Schrader lived in Santa Fe. His home was not searched and he had turned himself in rather than being arrested in the SWAT team manner the others were. The objects he had were ancient sandals and baskets which had collected while with the Crites, a married couple who had been arrested before for the same offense. The Crites did have arrowhead collections; they also had sacred prayer sticks, baby blankets, seed jars and other objects included in ancient Puebloan burial mounds. Schrader was a single man with a job and no police record that was disclosed.

There were 150+ comments in the Salt Lake Tribune and rising. I was stunned to see that they were attacks on the two men who had committed suicide for being cowards! I think some of the commenters were thinking but not saying the same thing that I am: these suicides are disproportionate. Are they really suicides? Or did this investigation stumble upon something more serious than collecting arrowheads, possibly a gay relationship? None of them addressed the morality of digging up artifacts to buy and sell or even mentioned the practice. (If Tony Hillerman were writing this story, he would have.)

Lance Foster suggests that sometimes objects themselves are powerful, affecting the fate of those who come to them with bad consciences and much secrecy. (See his post entitled “The Dish Ran Away with the Spoon” at his blog called “The Sleeping Giant: Bioregional Animism in Montana” Lance is an excellent Metis archeologist, writer and artist in Helena. (http://hengruh.livejournal.com/)

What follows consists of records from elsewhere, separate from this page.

# Nazukixv/LiteASR

Measured on AMD Instinct MI355X. Metric: utterances/sec (U2-Conformer+CTC, 80-d fbank T≈1000) at 1/2/4/8 MI355X, higher is better.
Workload: dtype bf16; 1 GPU; U2-Conformer-small hybrid CTC-attention training step (fwd+loss+bwd+allreduce+clip+Noam/Adam); model=U2 enc 12x conformer d256 H4 ff2048, dec 6x, V 4233, global_batch=32, per_gpu_batch=32, seq_len=1000, label_len=40, parallelism=dp1, launch=hipgraph, ranks_seen=1, rank_launcher=env

## Files before the change

### include/liteasr_hip.h

```cpp
#ifndef LITEASR_HIP_H
#define LITEASR_HIP_H

#include <stdint.h>

#ifdef __cplusplus
extern "C" {
#endif

enum { LASR_F32 = 0, LASR_BF16 = 1, LASR_I32 = 2, LASR_I64 = 3, LASR_U8 = 4 };
enum { LASR_OK = 0, LASR_ERR_INVALID = -1, LASR_ERR_LAUNCH = -2 };
enum { LASR_ACT_NONE = 0, LASR_ACT_RELU = 1, LASR_ACT_SWISH = 2,
       LASR_ACT_GATE = 3 ,
       LASR_ACT_TANH = 4  };

const char* lasr_last_error(void);
int lasr_version(void);
int lasr_set_dropout_counter(const uint64_t* dev_counter);
int lasr_counter_add(uint64_t* dev_counter, uint64_t v, void* stream);

typedef struct lasr_gemm_args {
  int M, N, K;
  int batch, batch_div;
  const void* A; int64_t lda_m, lda_k, sa1, sa2;
  const void* B; int64_t ldb_n, ldb_k, sb1, sb2;
  void* C; int64_t ldc, sc1, sc2;
  int in_dtype;
  int c_dtype;
  float alpha; const float* alpha_dev;
  float beta;
  const float* bias;
  int act;
  void* zout;
  const void* aux; int aux_dtype; int64_t ldaux; int aux_act;
  float drop_p; uint64_t drop_seed;
  const void* res; int res_dtype; int64_t ldres; float res_scale;
  int split_k;
  void* workspace; int64_t workspace_bytes;
  float* rowsum;
  int zout_mode;
  int tile_m, tile_n;
  int ksub;
} lasr_gemm_args;
int lasr_gemm(const lasr_gemm_args* args, void* stream);
int lasr_gemm_ln_fwd(const lasr_gemm_args* args, const float* gamma, const float* beta, float eps, void* y,
                     int y_dtype, float* mean, float* rstd, void* stream);
int lasr_gemm_ln_bwd(const lasr_gemm_args* args, const void* x, int x_dtype, const float* gamma, const float* mean,
                     const float* rstd, const void* dres, int dres_dtype, void* dx, int dx_dtype, float* part,
                     int64_t part_floats, void* gb, int gb_dtype, float bscale, float bp, uint64_t bseed,
                     void* stream);
int lasr_gemm_qbias_bwd(const lasr_gemm_args* args, const void* dqu, const void* dqv, int dt, int B, int T, int H,
                        int dk, void* dqkv, int64_t ld, float* ws, int64_t ws_floats, void* stream);
float lasr_dropout_scale(float p);
#define LASR_PLAN_GLDS 1
#define LASR_PLAN_ROWSUM_FUSED 2
#define LASR_PLAN_KSUB2 4
#define LASR_PLAN_WIDE 8
int lasr_gemm_plan(const lasr_gemm_args* args, int* tile_m, int* tile_n, int* split_k, int* flags);

int lasr_gemm_dw_group(const lasr_gemm_args* args, int n, void* stream);
int lasr_gemm_dw_group_order(int longest_first);
int lasr_gemm_narrow_tiles(int on);

typedef struct lasr_reduce_seg {
  const float* part; int64_t N; int P; int accumulate;
  float* out0; float* out1; int64_t split;
} lasr_reduce_seg;
int lasr_reduce_multi(const lasr_reduce_seg* segs, int nseg, void* stream);

int lasr_colsum(const void* X, int dtype, int64_t M, int64_t N, int64_t ldx,
                float* out, int accumulate, float* workspace, int64_t ws_floats, void* stream);

int lasr_layernorm_fwd(const void* x, int x_dtype, int64_t rows, int D, const float* gamma,
                       const float* beta, float eps, void* y, int y_dtype, float* mean,
                       float* rstd, void* y2, int y2_dtype, float p2, uint64_t seed2,
                       void* stream);
int lasr_layernorm2_fwd(const float* x, int64_t rows, int D, const float* g1, const float* b1,
                        const float* g2, const float* b2, float eps, float* y, float* mean1,
                        float* rstd1, void* z, float* mean2, float* rstd2, void* stream);
int lasr_layernorm_bwd(const void* x, int x_dtype, const void* dy, int dy_dtype, int64_t rows,
                       int D, const float* gamma, const float* mean, const float* rstd,
                       const void* dres, int dres_dtype, void* dx, int dx_dtype,
                       float* dgamma, float* dbeta, float* workspace, int64_t ws_floats,
                       void* gb, int gb_dtype, float bscale, float bp, uint64_t bseed,
                       void* stream);
int lasr_layernorm2_bwd(const float* x1, const void* dy1, int dy1_dtype, const float* dres1, int64_t rows, int D,
                        const float* g1, const float* mean1, const float* rstd1, float* part1, const float* x2,
                        const float* g2, const float* mean2, const float* rstd2, float* dx2, float* part2, void* gb2,
                        int gb2_dtype, float bscale, float bp, uint64_t bseed, void* stream);
typedef struct lasr_row_ln_args {
  int M, D, K;
  const void* A; int64_t lda;
  const void* W; int64_t ldw;
  const float* gamma1; const float* beta1; float eps;
  float* mean1; float* rstd1;
  const float* bias; const float* res; float res_scale; float drop_p; uint64_t drop_seed;
  float* out; void* y1; int y1_dtype;
  const float* gamma2; const float* beta2; void* y2; float* mean2; float* rstd2;
  const float* x; const float* dres; float* dx; void* gb; float bscale; float bp; uint64_t bseed;
  float* part; float* dgamma; float* dbeta;
} lasr_row_ln_args;
int lasr_linear_res_ln(const lasr_row_ln_args* args, void* stream);
int lasr_linear_dx_ln_bwd(const lasr_row_ln_args* args, void* stream);
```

It doesn’t seem as though a person in Santa Fe would have to hide being gay -- though the other suicide, a married doctor in a small Utah town, might have to hide a clandestine relationship. If they were truly in love, one could interpret this as a Romeo/Romeo script. But maybe that’s not the factor that was in danger of being unmasked at all. Many are asking why the home invasion-style arrests -- full body armor, sudden entry, heavy weapons. Are collectors so dangerous? Was the real reason for secrecy something more sinister, like drugs, terrorism, pornography or a militia group? There’s been an element of self-fulfilling prophesy in the whipped-up emotions of people who are convinced Obama will destroy them all. And too many law enforcement people, especially on the federal level, are prone to harbor television script-writer-type convictions about the world. It was lucky no one was shot during the arrests.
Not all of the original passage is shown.